Work instruction: Please report every line from the material that contains the word "begin".

Records for processing:

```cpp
template <auto Kern, typename... Args>
int y3_launch_lds(hipStream_t stream, dim3 grid, dim3 block, size_t lds, const Args&... args) {
    static bool attr_set[Y3_MAX_DEVICES] = {};
    const int dev = y3_current_device();
    if (dev < 0 || !attr_set[dev]) {
        Y3_CHECK_HIP(hipFuncSetAttribute(reinterpret_cast<const void*>(Kern), hipFuncAttributeMaxDynamicSharedMemorySize, (int)lds));
        if (dev >= 0) attr_set[dev] = true;
    }
    hipLaunchKernelGGL(Kern, grid, block, lds, stream, args...);
    Y3_CHECK_HIP(hipGetLastError());
    return Y3_OK;
}
inline int y3_blocks_for(size_t total, int cap = 4096) { return (int)((total + 255) / 256 < (size_t)cap ? (total + 255) / 256 : (size_t)cap); }

typedef float f32x4 __attribute__((ext_vector_type(4)));
typedef f32x4 f32x4_u __attribute__((aligned(4)));
typedef float f32x16 __attribute__((ext_vector_type(16)));

int y3_launch_conv(hipStream_t stream, const y3_conv_desc* d, const float* x, const float* x_up,
                   const float* w, const float* scale, const float* shift, const float* residual,
                   float* y, void* workspace, size_t workspace_bytes, const y3_sk_opts* sk = nullptr);
size_t y3_conv_workspace_bytes_impl(const y3_conv_desc* d);
int y3_conv_schedule_impl(const y3_conv_desc* d);
int y3_conv_schedule_query(const y3_conv_desc* conv, int tmode_taps, int with_workspace);
int y3_streamk_range_impl(int kind, int units, int ksteps, int workers, int group, int local_worker, long long* begin,
                          long long* end);
void y3_wino_range_impl(int units, int ksteps, int workers, int group, int local_worker, int hybrid, long long* begin,
                        long long* end);
int y3_launch_conv_dgrad(hipStream_t stream, const y3_conv_desc* fwd, const float* dz, int dz_stride,
                         const float* w_d, const float* ones, const float* zeros, int accumulate, float* dx,
                         void* workspace, size_t workspace_bytes, const y3_sk_opts* sk = nullptr);
int y3_launch_conv_bf16(hipStream_t stream, const y3_conv_desc* d, const void* x, const void* x_up, const void* w,
                        const float* scale, const float* shift, const void* residual, void* y, int out_f32);
int y3_conv_bf16_train_stats_blocks(const y3_conv_desc* d);
int y3_launch_conv_bf16_train(hipStream_t stream, const y3_conv_desc* d, const void* x, const void* w, void* z, float* stats);
int y3_launch_conv_bf16_reg(hipStream_t stream, const y3_conv_desc* d, const void* x, const void* w, const float* scale,
                            const float* shift, void* y, int out_f32);
int y3_launch_conv_bf16_dgrad(hipStream_t stream, const y3_conv_desc* fwd, const void* dz, int dz_stride, const void* w_d,
                              int accumulate, float* dx);
int y3_pack_conv_weights_bf16_reg(y3_ctx* ctx, const float* w_hwio, int k, int cin, int cout, int dgrad_stride, void* w_packed);
int y3_launch_conv_wgrad_bf16(hipStream_t stream, const y3_conv_desc* d, const void* x, const void* dz, int dz_stride, float* dw,
                              void* scratch, size_t scratch_bytes);
int y3_conv_bf16x_takes(int k, int cin);
int y3_launch_pack_bf16x(hipStream_t stream, const float* w_hwio, int k, int cin, int cout, void* w_packed);
int y3_launch_conv_bf16x(hipStream_t stream, const y3_conv_desc* d, const void* x, const void* x_up, const void* w,
                         const float* scale, const float* shift, const void* residual, void* y, int out_f32);
int y3_conv_f32_stem_s2_takes(const y3_conv_desc* d0, const y3_conv_desc* d1);
int y3_launch_conv_f32_stem_s2(hipStream_t stream, int n, int h, int w, const float* x, const float* w0, const float* scale0,
                               const float* shift0, int act0, const float* w1_packed, const float* scale1, const float* shift1,
                               int act1, float* y);
int y3_conv_bf16_stem_s2_takes(const y3_conv_desc* d0, const y3_conv_desc* d1);
int y3_launch_conv_bf16_stem_s2(hipStream_t stream, int n, int h, int w, const float* x, const float* w0, const float* scale0,
                                const float* shift0, int act0, const void* w1_packed, const float* scale1, const float* shift1,
                                int act1, void* y);
int y3_conv_bf16_resblock64_takes(const y3_conv_desc* d2, const y3_conv_desc* d3);
int y3_launch_conv_bf16_resblock64(hipStream_t stream, int n, int h, int w, const void* x, const void* w2_packed,
                                   const float* scale2, const float* shift2, int act2, const void* w3_packed, const float* scale3,
                                   const float* shift3, int act3, void* y);
int y3_conv_bf16r_takes(int k, int cin);
int y3_conv_bf16r_tile(const y3_conv_desc* d);
int y3_launch_conv_bf16r(hipStream_t stream, const y3_conv_desc* d, const void* x, const void* x_up, const void* w,
                         const float* scale, const float* shift, const void* residual, void* y, int out_f32);
int y3_launch_pack_split(hipStream_t stream, const float* w_hwio, int k, int cin, int cout, int planes, void* out,
                         int transposed = 0);
int y3_launch_conv_dgrad_split(hipStream_t stream, const y3_conv_desc* fwd, int planes, const float* dz, int dz_stride,
                               const void* w, const float* ones, const float* zeros, int accumulate, float* dx,
                               void* workspace, size_t workspace_bytes, const y3_sk_opts* sk = nullptr);
int y3_launch_conv_split(hipStream_t stream, const y3_conv_desc* d, int planes, const float* x, const float* x_up,
                         const void* w, const float* scale, const float* shift, const float* residual, float* y,
                         void* workspace, size_t workspace_bytes, const y3_sk_opts* sk = nullptr);
int y3_conv_wino_eligible_impl(const y3_conv_desc* d);
int y3_conv_wino_stats_blocks_impl(const y3_conv_desc* d);
int y3_conv_wino44_eligible_impl(const y3_conv_desc* d);
int y3_conv_wino44_candidate_impl(const y3_conv_desc* d);
int y3_conv_wino44_preferred_impl(const y3_conv_desc* d);
int y3_launch_pack_wino44(hipStream_t stream, const float* w_hwio, int cin, int cout, float* out, int dgrad = 0);
int y3_conv_wino44_stats_blocks_impl(const y3_conv_desc* d);
size_t y3_conv_wino44_workspace_bytes_impl(const y3_conv_desc* d);
int y3_conv_wino44_two_pass_impl(const y3_conv_desc* d);
int y3_launch_conv_wino44(hipStream_t stream, const y3_conv_desc* d, const float* x, const float* u, const float* scale,
                          const float* shift, const float* residual, float* y, void* workspace, size_t workspace_bytes,
                          const y3_sk_opts* sk);
int y3_launch_wgrad_sum_splits(hipStream_t stream, const float* scratch, int nsplit, long long n4, float* dw);
int y3_conv_wgrad_wino_eligible_impl(const y3_conv_desc* d);
size_t y3_conv_wgrad_wino_scratch_bytes_impl(const y3_conv_desc* d);
int y3_launch_conv_wgrad_wino(hipStream_t stream, const y3_conv_desc* d, const float* x, const float* dz, int dz_stride,
                              float* dw_hwio, void* scratch, size_t scratch_bytes);
int y3_launch_pack_wino(hipStream_t stream, const float* w_hwio, int cin, int cout, float* out, int dgrad = 0);
size_t y3_conv_wino_workspace_bytes_impl(const y3_conv_desc* d);
int y3_launch_conv_wino(hipStream_t stream, const y3_conv_desc* d, const float* x, const float* u, const float* scale,
                        const float* shift, const float* residual, float* y, void* workspace, size_t workspace_bytes,
                        const y3_sk_opts* sk = nullptr);
```

Measured before the change: 3396.

## Add persistent Winograd F(2,3) kernel specialized for Cin=32 Cout=64 conv

Adds a dedicated persistent Winograd kernel for the 3x3 conv with 32 input and 64 output channels, the first residual block at 208x208. Each block of two half-groups keeps the transformed filter in registers and double-buffers input patches in LDS via async DMA. It overlaps the output transform, residual add and stores of one tile with the input DMA and MFMA work for the next. The kernel is dispatched by default when stats are not requested, in place of the generic Winograd path, which was a poor fit for such a small channel count. It adds a specialized code path with hand-managed barriers and a fixed 256-block grid.

Measured after the change: 3392. About the same (-0.1%).

```diff
diff --git a/yolov3_tensorflow_amd/build.py b/yolov3_tensorflow_amd/build.py
--- a/yolov3_tensorflow_amd/build.py
+++ b/yolov3_tensorflow_amd/build.py
@@ -18,6 +18,7 @@
     ("y3_conv_bf16b.hip", []),
     ("y3_conv_split.hip", []),
     ("y3_conv_wino.hip", []),
+    ("y3_conv_wino_c32.hip", []),
     ("y3_conv_wino44.hip", []),
     ("y3_decode.hip", ["-ffp-contract=off"]),
     ("y3_nms.hip", ["-ffp-contract=off"]),
@@ -90,7 +91,7 @@
 
 
 EXP_LIB = os.path.join(CSRC, "libyolo355_exp.so")
-EXP_SOURCES = ("y3_conv.hip", "y3_conv_f32s.hip", "y3_conv_bf16x.hip", "y3_conv_bf16r.hip", "y3_conv_bf16s.hip", "y3_conv_bf16b.hip", "y3_conv_split.hip", "y3_conv_wino.hip", "y3_conv_wino44.hip")
+EXP_SOURCES = ("y3_conv.hip", "y3_conv_f32s.hip", "y3_conv_bf16x.hip", "y3_conv_bf16r.hip", "y3_conv_bf16s.hip", "y3_conv_bf16b.hip", "y3_conv_split.hip", "y3_conv_wino.hip", "y3_conv_wino_c32.hip", "y3_conv_wino44.hip")
 
 
 def build_experiments(verbose=True):
diff --git a/yolov3_tensorflow_amd/csrc/y3_conv_wino.hip b/yolov3_tensorflow_amd/csrc/y3_conv_wino.hip
--- a/yolov3_tensorflow_amd/csrc/y3_conv_wino.hip
+++ b/yolov3_tensorflow_amd/csrc/y3_conv_wino.hip
@@ -600,6 +600,15 @@
     a.err = nullptr; a.spin_limit = 0; a.fault = 0;
     a.stats = sk ? sk->stats : nullptr;
     {
+        static int c32 = -2;
+        if (c32 == -2) {
+            const char* e = y3_exp_env("Y3_WINO_C32");
+            c32 = e ? atoi(e) : -1;
+        }
+        if (c32 != 0 && !a.stats && y3_conv_wino_c32_takes(d))
+            return y3_launch_conv_wino_c32(stream, d, x, u, scale, shift, residual, y);
+    }
+    {
         static int hyb = -1;
         if (hyb < 0) {
             const char* e = y3_exp_env("Y3_WINO_SK_HYBRID");
diff --git a/yolov3_tensorflow_amd/csrc/y3_conv_wino_c32.hip b/yolov3_tensorflow_amd/csrc/y3_conv_wino_c32.hip
--- /dev/null
+++ b/yolov3_tensorflow_amd/csrc/y3_conv_wino_c32.hip
@@ -0,0 +1,214 @@
+#include "y3_lds.h"
+
+namespace {
+
+struct C32Args {
+    const float* x;
+    const float* u;
+    const float* scale;
+    const float* shift;
+    const float* resid;
+    float* y;
+    int N, H, W, act;
+    int RH, RW;
+    int items;
+    int rounds;
+};
+
+constexpr int CIN = 32, COUT = 64;
+constexpr int IH = 4, IW = 16;
+constexpr int PH = IH + 2, PW = IW + 2;
+constexpr int CHUNKS = PH * PW * (CIN / 4);
+constexpr int RAW_BYTES = 4 * 256 * 16;
+constexpr int VSTR = CIN + 4;
+constexpr int V_POS = 16 * VSTR * 4;
+constexpr int V_BYTES = 16 * V_POS;
+constexpr int ST_BYTES = IH * IW * 16 * 4;
+constexpr int OFF_V = 2 * RAW_BYTES;
+constexpr int OFF_ST = OFF_V + 2 * V_BYTES;
+constexpr int C32_LDS = OFF_ST + 8 * ST_BYTES;
+static_assert(CHUNKS <= 4 * 256, "four DMA rounds cover the patch");
+
+__device__ __forceinline__ void phase_barrier() {
+    asm volatile("s_waitcnt lgkmcnt(0)" ::: "memory");
+    __builtin_amdgcn_s_barrier();
+    asm volatile("" ::: "memory");
+}
+
+__global__ void __launch_bounds__(512, 1) conv_wino_c32_f32_kernel(const C32Args p) {
+    extern __shared__ __attribute__((aligned(16))) unsigned char smem[];
+    const int tid = threadIdx.x, lane = tid & 63;
+    const int wave = __builtin_amdgcn_readfirstlane(tid >> 6);
+    const int half = wave >> 2, cq = wave & 3;
+    const int th = tid & 255;
+    unsigned char* raw = smem + half * RAW_BYTES;
+    unsigned char* V = smem + OFF_V + half * V_BYTES;
+    float* st = reinterpret_cast<float*>(smem + OFF_ST + wave * ST_BYTES);
+
+    const unsigned x_bytes = (unsigned)((size_t)p.N * p.H * p.W * CIN * 4);
+    const unsigned y_bytes = (unsigned)((size_t)p.N * p.H * p.W * COUT * 4);
+    const __amdgpu_buffer_rsrc_t rs_x = __builtin_amdgcn_make_buffer_rsrc(const_cast<float*>(p.x), 0, x_bytes, 0x00020000);
+    const __amdgpu_buffer_rsrc_t rs_r =
+        __builtin_amdgcn_make_buffer_rsrc(const_cast<float*>(p.resid), 0, p.resid ? y_bytes : 0u, 0x00020000);
+    const __amdgpu_buffer_rsrc_t rs_y = __builtin_amdgcn_make_buffer_rsrc(p.y, 0, y_bytes, 0x00020000);
+
+    const int G = 2 * (int)gridDim.x, g = 2 * (int)blockIdx.x + half;
+
+    f32x4 uu[32];
+    {
+        const float* up = p.u + ((size_t)((lane >> 4) * COUT + cq * 16 + (lane & 15))) * 8;
+#pragma unroll
+        for (int pos = 0; pos < 16; ++pos) {
+            uu[pos * 2 + 0] = *reinterpret_cast<const f32x4*>(up + (size_t)pos * (CIN / 8) * COUT * 8);
+            uu[pos * 2 + 1] = *reinterpret_cast<const f32x4*>(up + (size_t)pos * (CIN / 8) * COUT * 8 + 4);
+        }
+    }
+
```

Solved problem:
int y3_streamk_range_impl(int kind, int units, int ksteps, int workers, int group, int local_worker, long long* begin,
void y3_wino_range_impl(int units, int ksteps, int workers, int group, int local_worker, int hybrid, long long* begin,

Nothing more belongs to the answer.